What is the Future of Media and Advertising?

By The Myers Report Archives
Cover image for  article: What is the Future of Media and Advertising?

Every major media company, agency and leading national advertiser is seeking solutions for serious threats to their businesses. Even as the national television and video marketplace is demonstrating seemingly unbridled exuberance, experts agree that legacy media companies are threatened by new business models and financial issues built on expanded supply, programmatic systems, new metrics, and transparency requirements that are gaining traction and critical mass. Ahead in the not too distant future for these companies are unseen technological heights to scale, turbulence to survive, and perilous cliffs from which a fall could be fatal.

Are media companies, content producers, agencies, research providers and marketers responding with sufficient speed and vision to the changing media ecosystem? Many, including most Wall St. analysts and consultants, believe they are. But while several media companies, agencies and marketers are responding aggressively to the growing reality of today's threats, few if any are prepared for the very real possibility of a free-fall collapse of legacy business models that is likely to occur within the next decade. While corporate leaders from the big media companies, agencies and hot digital players introduce innovative business offers, tests, currencies, collaboratives, tools and new organizational structures, there is no evidence that more than a handful of them are truly prepared to confront and survive the long-term dangers that lie ahead. The winners and losers for the next several decades will be decided based on their decisions in the next 48-months, the aggressiveness and determination with which they make and act upon their decisions, and how visionary they prove to be.

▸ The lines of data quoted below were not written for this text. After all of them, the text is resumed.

#ifdef GAB_ABLATE
__device__ unsigned long long g_split_stamps[2 * 8 * 8192];
#define GAB_B12BAR(period, i)                                                                                         \
    do {                                                                                                              \
        if ((sp.debug & 64) && ((period) == 32 || (period) == 33) && lane == 0)                                       \
            g_split_stamps[(((size_t)blockIdx.x * 12 + w) * 2 + ((period) - 32)) * 6 + (i)] = __builtin_amdgcn_s_memrealtime(); \
        __syncthreads();                                                                                              \
    } while (0)
#else
#define GAB_B12BAR(period, i) __syncthreads()
#endif
__device__ __forceinline__ void conv_split_batch12_resident(
    const float* __restrict__ in, float* __restrict__ out, float* __restrict__ hist,
    const float4* __restrict__ pmA, const ConvSplit& sp, const cf* __restrict__ tw, int T, int head0, int n_buffers,
    cf* __restrict__ lds) {
    cf* const far_img = lds + 6 * kWaveImg;
    float4* const spec = reinterpret_cast<float4*>(far_img + 2 * kLdsHalf);
    cf* const tw1 = reinterpret_cast<cf*>(spec + 4 * kBinsA);
    const int tid = threadIdx.x;
    const int d = xcd_contiguous(blockIdx.x, gridDim.x);
    const size_t step = (size_t)T * kB;
    {
        const float4* const gA = pmA + (size_t)(2 * d) * kBinsA;
        const float4* const gA2 = sp.pmA2 + (size_t)(2 * d) * kBinsA;
        for (int i = tid; i < 2 * kBinsA; i += kB12Threads) { spec[i] = gA[i]; spec[2 * kBinsA + i] = gA2[i]; }
        if (tid < 16) {
            cf pw[15];
            fft::powers_of<16>(tw[tid * (fft::kTwiddleN / 256)], pw);
#pragma unroll
            for (int r = 0; r < 15; ++r) tw1[tid * 15 + r] = pw[r];
        }
    }
    __syncthreads();
    const int lane = tid & 63;
    const int w = __builtin_amdgcn_readfirstlane(tid >> 6);
    const unsigned rb = (unsigned)lane + ((unsigned)lane >> 4);
    auto in_slot = [&](int slot) -> const float* { return in + (size_t)slot * step; };
    auto idle_period = [&]() { for (int i = 0; i < kBatchBarriers; ++i) __syncthreads(); };

    if (w >= 4) {
        const int g = __builtin_amdgcn_readfirstlane((w - 4) >> 2);
        const int ft = (tid - kThreads) & (kThreads - 1);
        cf* const img = far_img + g * kLdsHalf;
        const int q = 2 * d + g;
        const cf* const hp = reinterpret_cast<const cf*>(hist) + (size_t)q * kSlots * kB;
        cf* const cg = sp.carry + (size_t)q * kCarrySlots * kB;
        const size_t ca = (size_t)(2 * q) * kB, cb_ = ca + kB;
        const float4* const pf = sp.pmF + (size_t)q * kBinsB;
        using B16 = fft::Butterfly<16, false>;
        using B16i = fft::Butterfly<16, true>;
        cf tw2[15];
        fft::powers_of<16>(tw[ft], tw2);
        auto opaque_t = [&]() -> unsigned { unsigned v = (unsigned)ft; asm volatile("" : "+v"(v)); return v; };
        auto w0_of = [](unsigned t) -> unsigned { return t * 17u; };
        auto rd_of = [](unsigned t) -> unsigned { return t + (t >> 4); };
        auto w1_of = [](unsigned t) -> unsigned { const unsigned b1 = (t >> 4) * 256u + (t & 15u); return b1 + (b1 >> 4); };
        auto tw1row_of = [&](unsigned t) -> const cf* { return tw1 + (t & 15u) * 15u; };
        auto load_window = [&](auto part_tag, int nb, cf (&z)[16]) {
            constexpr int PART = decltype(part_tag)::value;
            const int head = (head0 + nb) & (kSlots - 1);
            int fo = ft;
            asm volatile("" : "+v"(fo));
            if constexpr (PART == 0) {
                const float* const cur = in_slot(nb);
                z[14] = mk(cur[ca + fo], cur[cb_ + fo]);
                z[15] = mk(cur[ca + fo + kThreads], cur[cb_ + fo + kThreads]);
            }
            constexpr int BL0 = PART == 0 ? 4 : 0, BL1 = PART == 0 ? 7 : 4;
            if (nb >= kSlots - 1) {
#pragma unroll
                for (int bl = BL0; bl < BL1; ++bl) {
                    const float* const src = in_slot(nb - (7 - bl));
                    z[2 * bl] = mk(src[ca + fo], src[cb_ + fo]);
                    z[2 * bl + 1] = mk(src[ca + fo + kThreads], src[cb_ + fo + kThreads]);
                }
            } else {
#pragma unroll
                for (int bl = BL0; bl < BL1; ++bl) {
                    if (nb - 7 + bl >= 0) {
                        const float* const src = in_slot(nb - (7 - bl));
                        z[2 * bl] = mk(src[ca + fo], src[cb_ + fo]);
                        z[2 * bl + 1] = mk(src[ca + fo + kThreads], src[cb_ + fo + kThreads]);
                    } else {
                        const int s = ((head + 1 + bl) & (kSlots - 1)) * kB;
                        z[2 * bl] = hp[s + fo];
                        z[2 * bl + 1] = hp[s + kThreads + fo];
                    }
                }
            }
        };
        cf z[16], zn[16];
        auto first_half = [&](int nb) {
#pragma unroll
            for (int r = 0; r < 16; ++r) z[r] = zn[r];
            B16::run(z);
            {
                const unsigned w0 = w0_of(opaque_t());
#pragma unroll
                for (int r = 0; r < 16; ++r) img[w0 + r] = z[B16::out_slot(r)];
            }
            GAB_B12BAR(nb, 0);
            {
                const unsigned t = opaque_t(), rd = rd_of(t);
                const cf* const tw1row = tw1row_of(t);
#pragma unroll
                for (int r = 0; r < 16; ++r) z[r] = img[rd + 272 * r];
#pragma unroll
                for (int r = 1; r < 16; ++r) z[r] = fft::cmul(z[r], tw1row[r - 1]);
            }
            B16::run(z);
            GAB_B12BAR(nb, 1);
            {
                const unsigned w1 = w1_of(opaque_t());
#pragma unroll
                for (int r = 0; r < 16; ++r) img[w1 + 17 * r] = z[B16::out_slot(r)];
            }
            __builtin_amdgcn_sched_barrier(0);
            float4 clo[8], chi[8];
            {
                int fo = ft;
                asm volatile("" : "+v"(fo));
                load_spectra_part<kNB, 16, 0, 8>(clo, pf, fo);
            }
            __builtin_amdgcn_sched_barrier(0);
            GAB_B12BAR(nb, 2);
            {
                const unsigned rd = rd_of(opaque_t());
#pragma unroll
                for (int r = 0; r < 16; ++r) z[r] = img[rd + 272 * r];
            }
#pragma unroll
            for (int r = 1; r < 16; ++r) z[r] = fft::cmul(z[r], tw2[r - 1]);
            __builtin_amdgcn_sched_barrier(0);
            {
                int fo = ft;
                asm volatile("" : "+v"(fo));
                load_spectra_part<kNB, 16, 8, 16>(chi, pf, fo);
            }
            __builtin_amdgcn_sched_barrier(0);
            B16::run(z);
            GAB_B12BAR(nb, 3);
            {
                const unsigned t = opaque_t();
#pragma unroll
                for (int r = 0; r < 16; ++r) img[t + 256u * r] = z[B16::out_slot(r)];
            }
            GAB_B12BAR(nb, 4);
            {
                cf o[16];
#pragma unroll
                for (int r = 0; r < 16; ++r) o[r] = z[B16::out_slot(r)];
#pragma unroll
                for (int r = 0; r < 16; ++r) z[r] = o[r];
                const unsigned t = opaque_t();
                const cf* const pb = img + (kNB - 256 * 15) - t;
                cf zp[8];
                zp[0] = img[(kNB - t) & (kNB - 1)];
#pragma unroll
                for (int r = 1; r < 8; ++r) zp[r] = pb[256 * (15 - r)];
                spectral_product_part<kNB, 16, 0, 8>(z, zp, clo, ft);
#pragma unroll
                for (int r = 0; r < 8; ++r) zp[r] = pb[256 * (7 - r)];
                spectral_product_part<kNB, 16, 8, 16>(z, zp, chi, ft);
            }
            B16i::run(z);
            GAB_B12BAR(nb, 5);
        };
        auto second_half = [&](int period, int nb_done, int nb_next) {
            if (nb_next >= 0) {
                load_window(std::integral_constant<int, 0>{}, nb_next, zn);
            } else {
#pragma unroll
                for (int r = 0; r < 16; ++r) zn[r] = mk(0.0f, 0.0f);
            }
            GAB_B12BAR(period, 0);
            if (nb_done >= 0) {
                const unsigned w0 = w0_of(opaque_t());
#pragma unroll
                for (int r = 0; r < 16; ++r) img[w0 + r] = z[B16i::out_slot(r)];
            }
            GAB_B12BAR(period, 1);
            if (nb_done >= 0) {
                const unsigned t = opaque_t(), rd = rd_of(t);
                const cf* const tw1row = tw1row_of(t);
#pragma unroll
                for (int r = 0; r < 16; ++r) z[r] = img[rd + 272 * r];
#pragma unroll
                for (int r = 1; r < 16; ++r) z[r] = fft::cmulc(z[r], tw1row[r - 1]);
                B16i::run(z);
            }
            GAB_B12BAR(period, 2);
            if (nb_done >= 0) {
                const unsigned w1 = w1_of(opaque_t());
#pragma unroll
                for (int r = 0; r < 16; ++r) img[w1 + 17 * r] = z[B16i::out_slot(r)];
            }
            __builtin_amdgcn_sched_barrier(0);
            if (nb_next >= 0) load_window(std::integral_constant<int, 1>{}, nb_next, zn);
            __builtin_amdgcn_sched_barrier(0);
            GAB_B12BAR(period, 3);
            if (nb_done >= 0) {
                const unsigned rd = rd_of(opaque_t());
#pragma unroll
                for (int r = 0; r < 16; ++r) z[r] = img[rd + 272 * r];
#pragma unroll
                for (int r = 1; r < 16; ++r) z[r] = fft::cmulc(z[r], tw2[r - 1]);
                cf x12, x13, x14, x15;
                B16i::run_last4(z, x12, x13, x14, x15);
                const int head = (head0 + nb_done) & (kSlots - 1);
                cf* const c1 = cg + ((head + 1) & (kCarrySlots - 1)) * kB;
                cf* const c2 = cg + ((head + 2) & (kCarrySlots - 1)) * kB;
                c1[ft] = x12;
                c1[ft + kThreads] = x13;
                c2[ft] = x14;
                c2[ft + kThreads] = x15;
            }
            GAB_B12BAR(period, 4);
            if (nb_done >= 0) asm volatile("s_waitcnt vmcnt(0)" ::: "memory");
            GAB_B12BAR(period, 5);
        };
        const int first = (g - head0) & 1;
        int nb = 0;
        if (first == 1) {
            second_half(0, -1, 1 < n_buffers ? 1 : -1);
            nb = 1;
        } else if (n_buffers > 0) {
            load_window(std::integral_constant<int, 0>{}, 0, zn);
            load_window(std::integral_constant<int, 1>{}, 0, zn);
        }
        for (;;) {
            if (nb > n_buffers) break;
            if (nb < n_buffers) first_half(nb); else idle_period();
            ++nb;
            if (nb > n_buffers) break;
            second_half(nb, nb - 1 < n_buffers ? nb - 1 : -1, nb + 1 < n_buffers ? nb + 1 : -1);
            ++nb;
        }
    } else if (w < 2) {
        const int q = 2 * d + w;
        cf* const hp = reinterpret_cast<cf*>(hist) + (size_t)q * kSlots * kB;
        cf* const img = lds + w * kWaveImg;
        cf* const hand = lds + (2 + w) * kWaveImg;
        const float4* const sa = spec + w * kBinsA;
        const float4* const sa2 = spec + (2 + w) * kBinsA;
        using WF = fft::WaveFFT1024<false>;
        WF::Lean t;
        WF::load_twiddles(t, tw, lane);
        const size_t xoff = (size_t)(2 * q) * kB;
        cf z[16], prev[8], nxt[8];
        auto product_from_image = [&](cf (&v)[16], const float4* sp_lds) {
            {
                cf zp[8];
                float4 ch[8];
#pragma unroll
                for (int r = 0; r < 8; ++r) zp[r] = img[PadA16::at((kNA - (lane + 64 * r)) & (kNA - 1))];
                load_spectra_part<kNA, 16, 0, 8>(ch, sp_lds, lane);
                spectral_product_part<kNA, 16, 0, 8>(v, zp, ch, lane);
            }
            __builtin_amdgcn_sched_barrier(0);
            {
                cf zp[8];
                float4 ch[8];
#pragma unroll
                for (int r = 0; r < 8; ++r) zp[r] = img[PadA16::at((kNA - (lane + 64 * (8 + r))) & (kNA - 1))];
                load_spectra_part<kNA, 16, 8, 16>(ch, sp_lds, lane);
                spectral_product_part<kNA, 16, 8, 16>(v, zp, ch, lane);
            }
        };
        {
            const int s1 = ((head0 + kSlots - 1) & (kSlots - 1)) * kB, s2 = ((head0 + kSlots - 2) & (kSlots - 1)) * kB;
#pragma unroll
            for (int j = 0; j < 8; ++j) z[j] = hp[s2 + lane + 64 * j];
#pragma unroll
            for (int j = 0; j < 8; ++j) prev[j] = hp[s1 + lane + 64 * j];
            if (n_buffers > 0) {
                const float* const x0 = in_slot(0) + xoff;
#pragma unroll
                for (int j = 0; j < 8; ++j) nxt[j] = mk(x0[lane + 64 * j], x0[kB + lane + 64 * j]);
            }
#pragma unroll
            for (int j = 0; j < 8; ++j) z[8 + j] = prev[j];
            WF::run(z, img, t, lane, WF::NoHook());
#pragma unroll
            for (int r = 0; r < 16; ++r) img[rb + 68 * r] = z[r];
            __builtin_amdgcn_wave_barrier();
        }
        for (int nb = 0; nb < n_buffers; ++nb) {
            const int head = (head0 + nb) & (kSlots - 1);
            {
                cf share[16];
#pragma unroll
                for (int r = 0; r < 16; ++r) share[r] = img[rb + 68 * r];
                product_from_image(share, sa2);
                GAB_B12BAR(nb, 0);
#pragma unroll
                for (int r = 0; r < 16; ++r) hand[rb + 68 * r] = share[r];
            }
            __builtin_amdgcn_sched_barrier(0);
#pragma unroll
            for (int j = 0; j < 8; ++j) { z[j] = prev[j]; z[8 + j] = nxt[j]; }
            if (nb + kSlots >= n_buffers) {
#pragma unroll
                for (int j = 0; j < 8; ++j) hp[head * kB + lane + 64 * j] = nxt[j];
            }
#pragma unroll
            for (int j = 0; j < 8; ++j) prev[j] = nxt[j];
            if (nb + 1 < n_buffers) {
                int lo = lane;
                asm volatile("" : "+v"(lo));
                const float* const xa = in_slot(nb + 1) + xoff + lo;
#pragma unroll
                for (int j = 0; j < 8; ++j) nxt[j] = mk(xa[64 * j], xa[kB + 64 * j]);
            }
            WF::run(z, img, t, lane, [&](int i) { GAB_B12BAR(nb, 1 + i); });
            GAB_B12BAR(nb, 3);
#pragma unroll
            for (int r = 0; r < 16; ++r) img[rb + 68 * r] = z[r];
            __builtin_amdgcn_wave_barrier();
            product_from_image(z, sa);
            GAB_B12BAR(nb, 4);
#pragma unroll
            for (int r = 0; r < 16; ++r) hand[rb + 68 * r] = fft::cadd(z[r], hand[rb + 68 * r]);
            GAB_B12BAR(nb, 5);
        }
        idle_period();
    } else {
        const int pr = w - 2;
        const cf* const hand = lds + (2 + pr) * kWaveImg;
        cf* const img = lds + (4 + pr) * kWaveImg;
        const cf* const other = lds + (4 + (1 - pr)) * kWaveImg;
        const cf* const cg = sp.carry + (size_t)(2 * d + pr) * kCarrySlots * kB;
        using WFi = fft::WaveFFT1024<true>;
        WFi::Lean t;
        WFi::load_twiddles(t, tw, lane);
        idle_period();
        for (int nb = 1; nb <= n_buffers; ++nb) {
            const int b = nb - 1;
            const int head = (head0 + b) & (kSlots - 1);
            float* const outb = out + (size_t)b * step;
            cf z[16], y[8], park[8];
#pragma unroll
            for (int r = 0; r < 16; ++r) z[r] = hand[rb + 68 * r];
            {
                int lo = lane;
                asm volatile("" : "+v"(lo));
                const unsigned long long* const cy = reinterpret_cast<const unsigned long long*>(cg + (head & (kCarrySlots - 1)) * kB + lo);
#pragma unroll
                for (int j = 0; j < 8; ++j) {
                    const unsigned long long v = __hip_atomic_load(cy + 64 * j, __ATOMIC_RELAXED, __HIP_MEMORY_SCOPE_AGENT);
                    park[j] = mk(__uint_as_float((unsigned)v), __uint_as_float((unsigned)(v >> 32)));
                }
            }
            GAB_B12BAR(nb, 0);
            WFi::run(z, img, t, lane, [&](int i) { GAB_B12BAR(nb, 1 + i); });
#pragma unroll
            for (int j = 0; j < 8; ++j) y[j] = fft::cadd(z[8 + j], park[j]);
            GAB_B12BAR(nb, 3);
            if (pr == 0) {
#pragma unroll
                for (int j = 0; j < 4; ++j) img[lane + 64 * j] = y[4 + j];
            } else {
#pragma unroll
                for (int j = 0; j < 4; ++j) img[lane + 64 * j] = y[j];
            }
            GAB_B12BAR(nb, 4);
            {
                float* const o0 = outb + 4 * (size_t)d;
                if (pr == 0) {
#pragma unroll
                    for (int j = 0; j < 4; ++j) {
                        const cf theirs = other[lane + 64 * j];
                        *reinterpret_cast<float4*>(o0 + (size_t)T * (lane + 64 * j)) = make_float4(y[j].x, y[j].y, theirs.x, theirs.y);
                    }
                } else {
#pragma unroll
                    for (int j = 0; j < 4; ++j) {
                        const cf theirs = other[lane + 64 * j];
                        *reinterpret_cast<float4*>(o0 + (size_t)T * (lane + 64 * (4 + j))) = make_float4(theirs.x, theirs.y, y[4 + j].x, y[4 + j].y);
                    }
                }
            }
            GAB_B12BAR(nb, 5);
        }
    }
}
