template <bool BWD, bool DROP, int VEC>
__global__ void __launch_bounds__(256) k_bio_act(const float* __restrict__ x, int64_t ldx, const float* __restrict__ z, int64_t ldz,
                                                 int64_t M, int64_t C, int relu, PgnnDropout d, float* __restrict__ y, int64_t ldy) {
  pdl_prologue();
  const int lane = threadIdx.x & 31;
  const int64_t warps = (int64_t)gridDim.x * (blockDim.x >> 5);
  for (int64_t r = blockIdx.x * (int64_t)(blockDim.x >> 5) + (threadIdx.x >> 5); r < M; r += warps) {
    for (int64_t c = (int64_t)lane * VEC; c < C; c += 32 * VEC) {
      if (VEC == 4) {
        float4 v = ld4(x + r * ldx + c);
        const float4 zz = BWD && relu ? ld4(z + r * ldz + c) : v;
        v.x = bio_act1(v.x, zz.x, BWD, relu);
        v.y = bio_act1(v.y, zz.y, BWD, relu);
        v.z = bio_act1(v.z, zz.z, BWD, relu);
        v.w = bio_act1(v.w, zz.w, BWD, relu);
        if (DROP) v = dropout4(v, d, r, C, c);
        st4(y + r * ldy + c, v);
      } else {
        float v = bio_act1(x[r * ldx + c], BWD && relu ? z[r * ldz + c] : 0.f, BWD, relu);
        if (DROP) v *= dropout_factor(d, r, C, c);
        y[r * ldy + c] = v;
      }
    }
  }
}

int bio_act(bool bwd, const float* x, int64_t ldx, const float* z, int64_t ldz, int64_t M, int64_t C, int relu, const PgnnDropout& d,
            float* y, int64_t ldy, cudaStream_t st) {
  const bool drop = d.p > 0.f;
  const bool v4 = C % 4 == 0 && ldx % 4 == 0 && ldy % 4 == 0 && aligned16(x) && aligned16(y) &&
                  (!(bwd && relu) || (ldz % 4 == 0 && aligned16(z)));
  auto k = v4 ? (bwd ? (drop ? k_bio_act<true, true, 4> : k_bio_act<true, false, 4>) : (drop ? k_bio_act<false, true, 4> : k_bio_act<false, false, 4>))
              : (bwd ? (drop ? k_bio_act<true, true, 1> : k_bio_act<true, false, 1>) : (drop ? k_bio_act<false, true, 1> : k_bio_act<false, false, 1>));
  PGNN_CUDA(pgnn_launch(k, dim3(grid_items(M * 32, 256)), dim3(256), 0, st, x, ldx, z, ldz, M, C, relu, d, y, ldy));
  PGNN_LAUNCH_CHECK();
  return PGNN_OK;
}

int bio_act_bwd(const float*& gz, int64_t& ldgz, const float* gy, int64_t ldgy, const float* z, int64_t M, int64_t D, bool last,
                const PgnnDropout& d, float* buf, cudaStream_t st) {
  if (last && d.p == 0.f && ldgy % 4 == 0 && aligned16(gy)) {
    gz = gy;
    ldgz = ldgy;
    return PGNN_OK;
  }
  gz = buf;
  ldgz = D;
  return bio_act(true, gy, ldgy, z, D, M, D, !last, d, buf, D, st);
}

int bio_pack_tables(int type, const void* const* params, int64_t L, int64_t C, float* T, cudaStream_t st) {
  const int PL = bio_layer_params(type), ew = bio_enc_w(type);
  for (int64_t l0 = 0; l0 < L; l0 += kMaxPack) {
    const int count = (int)(L - l0 < kMaxPack ? L - l0 : kMaxPack);
    PackArgs a{};
    for (int i = 0; i < count; ++i) {
      const void* const* p = params + PB_LAYER0 + (l0 + i) * PL;
      a.w[i] = (const float*)p[ew];
      a.b[i] = (const float*)p[ew + 1];
      PGNN_CHECK_ARG(a.w[i] && a.b[i]);
    }
    PGNN_CUDA(pgnn_launch(k_bio_pack_tables, dim3(grid_items(kBioQ * C * count, 256)), dim3(256), 0, st, a, count, (int)C,
                          T + l0 * kBioQ * C));
    PGNN_LAUNCH_CHECK();
  }
  return PGNN_OK;
}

Several leading-edge media companies are investing aggressively in data sciences, R-O-I based performance measures, social media analytics, promotional marketing platforms, branded content and a wide spectrum of compelling value propositions. The challenge is to convert these offerings from one-time "shiny new objects" to scalable and sustainable advanced businesses. Too many shiny new objects quickly rust. Unless these offerings prove profitable for both media sellers and marketers, and can be integrated into agency systems and processes, their long-term value is questionable.

Innovative strategic insights, research, relationships and marketing platforms need a redesign to successfully navigate these chaotic times and succeed in a new media world. We need to acknowledge as an industry that:

  • traditional advertising metrics and currencies are losing relevance and value;
  • the emerging technological landscape requires that media companies commit to new business and organizational models;
  • advertising creative messages and story-telling require a complete overhaul as traditional advertising loses viability;
  • new media revenue streams need to be identified and developed as traditional advertising and subscription models are challenged;
  • in times of accelerating change and marketplace chaos, companies that fail to aggressively adapt are likely to be passed by competitors who respond forcefully to meet the challenges of the future.

Thanks to the current vitality of the media and advertising marketplace, like Pink Floyd, many of us in advertising can be "comfortably numb." We continue to forge ahead with confidence that our world, while transforming, remains relatively stable and secure. For the next few years, the penalties for moving too slowly will be minimal. But in the long-term, unless we invest now in truly innovative and advanced business models, our security will be threatened. It's all-too-easy to push major decisions to future generations of industry leaders. Leadership is defined by providing the foundation for success when that future is today and we can feel the pain.